Activity:
Each line of the data below containing "csrc" needs to be listed.

Records to process:
○ ○ ○ ○ ○ ○ ○
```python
class SynthParams(C.Structure):

    _fields_ = [
        ("seed", C.c_uint64), ("n_pairs", C.c_uint64), ("n_ref", C.c_uint32), ("read_len", C.c_uint32),
        ("ins_min", C.c_uint32), ("ins_max", C.c_uint32), ("dup_ppm", C.c_uint32), ("inter_ppm", C.c_uint32),
        ("munmap_ppm", C.c_uint32), ("clip_ppm", C.c_uint32), ("n_rg", C.c_uint32), ("qual_min", C.c_uint32),
        ("qual_max", C.c_uint32), ("shuffle", C.c_uint32),
        ("ref_len", C.c_uint64 * MAX_REF), ("ref_cum", C.c_uint64 * (MAX_REF + 1)),
    ]
# ... 182 lines not shown
    L = C.CDLL(str(LIB_PATH))
    vp, u64, i32, u32 = C.c_void_p, C.c_uint64, C.c_int32, C.c_uint32
    sig = {
        "oge_ctx_create": (C.c_int, [C.c_int, C.POINTER(vp)]),
        "oge_ctx_set_stream": (C.c_int, [vp, vp]),
        "oge_ctx_stream": (vp, [vp]),
        "oge_ctx_sync": (C.c_int, [vp]),
        "oge_ctx_destroy": (None, [vp]),
        "oge_last_error": (C.c_char_p, [vp]),
        "oge_ctx_timing": (C.c_int, [vp, C.c_char_p, C.POINTER(C.c_double)]),
        "oge_ctx_counter": (C.c_int, [vp, C.c_char_p, C.POINTER(u64)]),
        "oge_mergesort_reserve": (C.c_int, [vp, u64, C.POINTER(vp), C.POINTER(vp), C.POINTER(u64)]),
        "oge_version": (C.c_char_p, []),
        "oge_sort_coord": (C.c_int, [vp, vp, u64, vp, u64, i32, vp]),
        "oge_sort_coord_dev": (C.c_int, [vp, vp, vp, u64, i32, vp]),
        "oge_gather_records_dev": (C.c_int, [vp, vp, vp, vp, u64, vp, vp]),
        "oge_radix_sort_pairs_dev": (C.c_int, [vp, vp, vp, vp, vp, u64, u64, C.POINTER(C.c_int)]),
        "oge_exclusive_scan_dev": (C.c_int, [vp, vp, vp, u64, C.c_int]),
        "oge_markdup": (C.c_int, [vp, vp, u64, vp, u64, vp, vp, C.POINTER(u64)]),
        "oge_markdup_dev": (C.c_int, [vp, vp, vp, u64, vp, vp, C.c_int, C.POINTER(u64)]),
        "oge_sort_markdup_dev": (C.c_int, [vp, vp, vp, u64, vp, vp, vp, vp, C.POINTER(u64)]),
        "oge_synth_finalize": (C.c_int, [vp]),
        "oge_synth_params_size": (u64, []),
        "oge_synth_offsets_host": (C.c_int, [vp, vp, C.c_int]),
        "oge_synth_records_host": (C.c_int, [vp, vp, vp, C.c_int]),
        "oge_synth_header_text": (C.c_int, [vp, vp, u64, C.POINTER(u64)]),
        "oge_synth_offsets_dev": (C.c_int, [vp, vp, vp]),
        "oge_synth_records_dev": (C.c_int, [vp, vp, vp, vp]),
        "oge_bam_read": (C.c_int, [C.c_char_p, C.c_int, C.POINTER(vp)]),
        "oge_bam_free": (None, [vp]),
        "oge_bam_count": (u64, [vp]),
        "oge_bam_records": (vp, [vp, C.POINTER(u64)]),
        "oge_bam_offsets": (vp, [vp]),
        "oge_bam_n_ref": (i32, [vp]),
        "oge_bam_header_text": (C.c_int, [vp, vp, u64, C.POINTER(u64)]),
        "oge_bam_markdup_opts": (C.c_int, [vp, vp, C.POINTER(vp), C.POINTER(vp)]),
        "oge_bam_write": (C.c_int, [C.c_char_p, C.c_char_p, u64, C.c_int, vp, vp, u64, vp, vp, C.c_int, C.c_int]),
        "oge_realign_scan": (C.c_int, [vp, vp, vp, vp]),
        "oge_sort_markdup_chunked": (C.c_int, [vp, vp, vp, u64, i32, vp, u64, vp, vp, C.POINTER(u64), C.POINTER(u64),
                                               C.POINTER(u64)]),
        "oge_mem_info": (C.c_int, [vp, C.POINTER(u64), C.POINTER(u64)]),
        "oge_device_count": (C.c_int, []),
        "oge_comm_unique_id_bytes": (u64, []),
        "oge_comm_unique_id": (C.c_int, [vp, u64]),
        "oge_comm_init_rank": (C.c_int, [vp, C.c_int, C.c_int, vp, C.POINTER(vp)]),
        "oge_comm_init_rank_mode": (C.c_int, [vp, C.c_int, C.c_int, vp, C.c_char_p, C.POINTER(vp)]),
        "oge_comm_stats_json": (C.c_int64, [vp, C.c_char_p, u64]),
        "oge_comm_init": (C.c_int, [vp, C.c_int, vp]),
        "oge_comm_destroy": (None, [vp]),
        "oge_comm_rank": (C.c_int, [vp]),
        "oge_comm_size": (C.c_int, [vp]),
        "oge_comm_transport": (C.c_char_p, [vp]),
        "oge_mergesort_bgzf_host": (C.c_int, [vp, vp, u64, vp, vp, u64, C.POINTER(u64), C.POINTER(u64), C.POINTER(u64)]),
        "oge_mergesort_bgzf_dist": (C.c_int, [vp, vp, u64, vp, C.POINTER(vp), C.POINTER(u64), C.POINTER(u64),
                                              C.POINTER(u64)]),
        "oge_sort_markdup_dist": (C.c_int, [vp, vp, vp, u64, i32, C.c_int, vp, C.POINTER(vp), C.POINTER(vp), C.POINTER(u64),
                                            C.POINTER(u64)]),
        "oge_mergesort_bgzf_shard": (C.c_int, [vp, vp, u64, u64, vp, C.POINTER(vp), C.POINTER(u64), C.POINTER(u64),
                                               C.POINTER(u64)]),
        "oge_bgzf_decode_shard": (C.c_int, [vp, vp, u64, u64, C.POINTER(vp), C.POINTER(vp), C.POINTER(u64), vp, u64,
                                            C.POINTER(u64)]),
        "oge_synth_offsets_range_dev": (C.c_int, [vp, vp, u64, u64, vp]),
        "oge_synth_records_range_dev": (C.c_int, [vp, vp, u64, u64, vp, vp]),
        "oge_dev_alloc": (C.c_int, [vp, u64, C.POINTER(vp)]),
        "oge_dev_free": (C.c_int, [vp, vp]),
        "oge_memcpy": (C.c_int, [vp, vp, vp, u64, C.c_int]),
        "oge_host_alloc": (C.c_int, [vp, u64, C.POINTER(vp)]),
        "oge_ctx_set_pool": (C.c_int, [vp, C.c_int]),
        "oge_ctx_set_deflate_search": (C.c_int, [vp, C.c_int]),
        "oge_ctx_deflate_search": (C.c_int, [vp]),
        "oge_host_free": (C.c_int, [vp, vp]),
        "oge_realign_opts_init": (None, [vp]),
        "oge_localrealign": (C.c_int, [vp, C.c_char_p, u64, vp, vp, u64, C.c_char_p, C.c_char_p, vp, C.POINTER(vp)]),
        "oge_localrealign_multi": (C.c_int, [vp, C.c_int, C.c_char_p, u64, vp, vp, u64, C.c_char_p, C.c_char_p, vp,
                                             C.POINTER(vp)]),
        "oge_realign_result_count": (u64, [vp]),
        "oge_realign_result_records": (vp, [vp, C.POINTER(u64)]),
        "oge_realign_result_offsets": (vp, [vp]),
        "oge_realign_result_stats": (C.c_char_p, [vp]),
        "oge_realign_result_free": (None, [vp]),
        "oge_realign_synth_defaults": (None, [vp]),
        "oge_synth_realign": (C.c_int, [vp, C.c_char_p, C.c_char_p, C.c_char_p, C.c_int, C.c_int]),
        "oge_bgzf_bound": (u64, [u64]),
        "oge_bgzf_deflate_dev": (C.c_int, [vp, vp, u64, C.c_int, vp, u64, C.POINTER(u64)]),
        "oge_bgzf_deflate": (C.c_int, [vp, vp, u64, C.c_int, vp, u64, C.POINTER(u64)]),
        "oge_fix_bins_dev": (C.c_int, [vp, vp, vp, u64]),
        "oge_bgzf_index": (C.c_int, [vp, u64, vp, vp, vp, vp, u64, C.POINTER(u64)]),
        "oge_bgzf_inflate_dev": (C.c_int, [vp, vp, u64, vp, vp, vp, vp, u64, vp]),
        "oge_bgzf_inflate": (C.c_int, [vp, vp, u64, vp, u64, C.POINTER(u64)]),
        "oge_infl_plan": (u64, [u64, u64, u64, u64, C.c_int, vp, u64]),
        "oge_bam_record_offsets_dev": (C.c_int, [vp, vp, u64, u64, i32, vp, u64, C.POINTER(u64)]),
        "oge_drop_flagged_dev": (C.c_int, [vp, vp, vp, u64, C.c_uint16, vp, vp, C.POINTER(u64)]),
        "oge_filter_opts_init": (None, [vp]),
        "oge_parse_region": (C.c_int, [C.c_char_p, C.c_char_p, i32, vp, vp]),
        "oge_filter_records_dev": (C.c_int, [vp, vp, vp, u64, vp, vp, vp, C.POINTER(u64)]),
        "oge_bai_open": (C.c_int, [vp, vp, u64, i32, C.POINTER(vp)]),
        "oge_bai_close": (None, [vp]),
        "oge_bai_query_dev": (C.c_int, [vp, vp, vp, u64, i32, C.POINTER(vp), C.POINTER(u64)]),
        "oge_bai_query": (C.c_int, [vp, vp, vp, u64, i32, vp, u64, C.POINTER(u64)]),
        "oge_bam_decode_ranges_dev": (C.c_int, [vp, vp, u64, vp, vp, u64, vp, u64, i32, C.POINTER(vp), C.POINTER(vp), C.POINTER(u64),
                                                C.POINTER(u64)]),
        "oge_filter_regions_dev": (C.c_int, [vp, vp, vp, u64, vp, vp, u64, vp, vp, C.POINTER(u64)]),
        "oge_sort_name_dev": (C.c_int, [vp, vp, vp, u64, vp]),
        "oge_sort_name": (C.c_int, [vp, vp, u64, vp, u64, vp]),
        "oge_bgzf_index_dev": (C.c_int, [vp, vp, u64, vp, vp, vp, vp, u64, C.POINTER(u64)]),
        "oge_bai_build_dev": (C.c_int, [vp, vp, vp, u64, i32, u64, vp, vp, u64, C.POINTER(vp), C.POINTER(u64)]),
        "oge_bai_build": (C.c_int, [vp, vp, u64, vp, u64, i32, u64, vp, vp, u64, vp, u64, C.POINTER(u64)]),
        "oge_bam_index_dev": (C.c_int, [vp, vp, u64, C.POINTER(vp), C.POINTER(u64)]),
        "oge_ctx_last_bai": (C.c_int, [vp, C.POINTER(vp), C.POINTER(u64)]),
        "oge_stats_dev": (C.c_int, [vp, vp, vp, u64, u32, vp, C.POINTER(vp), C.POINTER(vp)]),
        "oge_stats": (C.c_int, [vp, vp, u64, vp, u64, u32, vp, vp, vp, u64]),
        "oge_compare_dev": (C.c_int, [vp, vp, vp, u64, vp, vp, u64, i32, vp, u32, C.c_int, vp, C.POINTER(vp), C.POINTER(u64)]),
        "oge_compare": (C.c_int, [vp, vp, u64, vp, u64, vp, u64, vp, u64, i32, vp, u32, C.c_int, vp, vp, u64, C.POINTER(u64)]),
        "oge_coverage_layout": (C.c_int, [i32, vp, i32, vp]),
        "oge_coverage_dev": (C.c_int, [vp, vp, vp, u64, i32, vp, i32, C.POINTER(vp), C.POINTER(u64), C.POINTER(i32)]),
        "oge_coverage": (C.c_int, [vp, vp, u64, vp, u64, i32, vp, i32, vp, u64, C.POINTER(u64), C.POINTER(i32)]),
        "oge_bam_stats_dev": (C.c_int, [vp, vp, u64, u32, vp, C.POINTER(vp), C.POINTER(vp)]),
        "oge_bam_coverage_dev": (C.c_int, [vp, vp, u64, i32, C.POINTER(vp), C.POINTER(u64), C.POINTER(u64), C.POINTER(i32)]),
        "oge_bam_count_dev": (C.c_int, [vp, vp, u64, C.POINTER(u64)]),
        "oge_ctx_last_refs": (C.c_int, [vp, C.POINTER(i32), C.POINTER(vp), C.POINTER(u64), C.POINTER(vp)]),
        "oge_text_size_dev": (C.c_int, [vp, vp, vp, u64, vp, vp, vp, C.POINTER(u64), C.POINTER(u64)]),
        "oge_text_emit_dev": (C.c_int, [vp, vp, vp, vp, u64, u64, vp, vp, u64]),
        "oge_text_host_line": (C.c_int, [vp, u64, vp, vp, u64, C.POINTER(u64)]),
        "oge_text_format": (C.c_int, [vp, vp, u64, vp, u64, vp, vp, u64, C.POINTER(u64)]),
        "oge_sam_header": (C.c_int, [vp, u64, C.POINTER(u64), C.POINTER(u64)]),
        "oge_sam_lines_dev": (C.c_int, [vp, vp, u64, u64, vp, u64, C.POINTER(u64)]),
        "oge_sam_size_dev": (C.c_int, [vp, vp, vp, u64, vp, vp, vp, vp, C.POINTER(u64), C.POINTER(u64)]),
        "oge_sam_emit_dev": (C.c_int, [vp, vp, vp, vp, u64, u64, vp, vp, u64]),
        "oge_sam_host_record": (C.c_int, [vp, u64, vp, vp, u64, C.POINTER(u64)]),
        "oge_sam_parse": (C.c_int, [vp, vp, u64, C.POINTER(u64), C.POINTER(vp), C.POINTER(u64), C.POINTER(vp), C.POINTER(u64), C.POINTER(vp)]),
        "oge_mergesort_opts_init": (None, [vp]),
        "oge_mergesort_bgzf_dev": (C.c_int, [vp, vp, u64, vp, C.POINTER(vp), C.POINTER(u64), C.POINTER(u64),
                                             C.POINTER(u64)]),
    }
    for name, (res, args) in sig.items():
        f = getattr(L, name, None)
        if f is None:
            continue
        f.restype, f.argtypes = res, args
    _lib = L
    return L


def filter_opts(**over) -> FilterOpts:
    o = FilterOpts()
    lib().oge_filter_opts_init(C.byref(o))
    for k, v in over.items():
        setattr(o, k, v)
    return o


def parse_region(region: str, refs: list[tuple[str, int]], opts: FilterOpts | None = None) -> FilterOpts:
    o = opts if opts is not None else filter_opts()
    names = b"".join(nm.encode() + b"\0" for nm, _ in refs)
    lens = np.array([ln for _, ln in refs] or [0], dtype=np.int64)
    check(lib().oge_parse_region(region.encode(), names, len(refs), _ptr(lens), C.byref(o)))
    return o


def infl_plan(nblk: int, lanes: int, budget: int, max_per_lane: int = 0, balanced: bool = False) -> list[int]:
    n = int(lib().oge_infl_plan(nblk, lanes, budget, max_per_lane, int(balanced), None, 0))
    sizes = np.zeros(max(n, 1), dtype=np.uint64)
    lib().oge_infl_plan(nblk, lanes, budget, max_per_lane, int(balanced), _ptr(sizes), n)
    return [int(x) for x in sizes[:n]]


# ... 753 lines not shown
```

Measured before the change: 322.4.

## Split deflate emit into small-LDS and large-slot kernels for higher occupancy

The BGZF emit kernel is templated on its LDS image capacity. Blocks whose compressed size fits a 46 KiB cap go to a small instance that aliases the CRC tables onto the image buffer, which lets three workgroups fit per CU. Oversized blocks are listed by the scan kernel and handled by a persistent large-slot instance launched over a grid of at most twice the CU count. The aim is to raise occupancy in the emit stage, at the cost of a second launch, extra syncs, and a big-block index buffer.

```diff
diff --git a/include/openge_hip.h b/include/openge_hip.h
--- a/include/openge_hip.h
+++ b/include/openge_hip.h
@@ -193,6 +193,7 @@
 uint64_t oge_bgzf_bound(uint64_t n);
 int oge_bgzf_deflate_dev(oge_ctx *ctx, const uint8_t *d_src, uint64_t n, int level, uint8_t *d_dst,
                          uint64_t dst_cap, uint64_t *out_bytes);
+uint32_t oge_defl_emit_cap(void);
 int oge_bgzf_deflate(oge_ctx *ctx, const uint8_t *src, uint64_t n, int level, uint8_t *dst, uint64_t dst_cap,
                      uint64_t *out_bytes);
 enum { OGE_DEFL_FAST = 0, OGE_DEFL_NEAR = 1, OGE_DEFL_SPAN = 2 };
diff --git a/openge_amd/csrc/bgzf.hip b/openge_amd/csrc/bgzf.hip
--- a/openge_amd/csrc/bgzf.hip
+++ b/openge_amd/csrc/bgzf.hip
@@ -1199,46 +1199,72 @@
     bw.finish();
 }
 
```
○ ○ ○ ○ ○ ○ ○
Output for this exercise:
diff --git a/openge_amd/csrc/bgzf.hip b/openge_amd/csrc/bgzf.hip
--- a/openge_amd/csrc/bgzf.hip
+++ b/openge_amd/csrc/bgzf.hip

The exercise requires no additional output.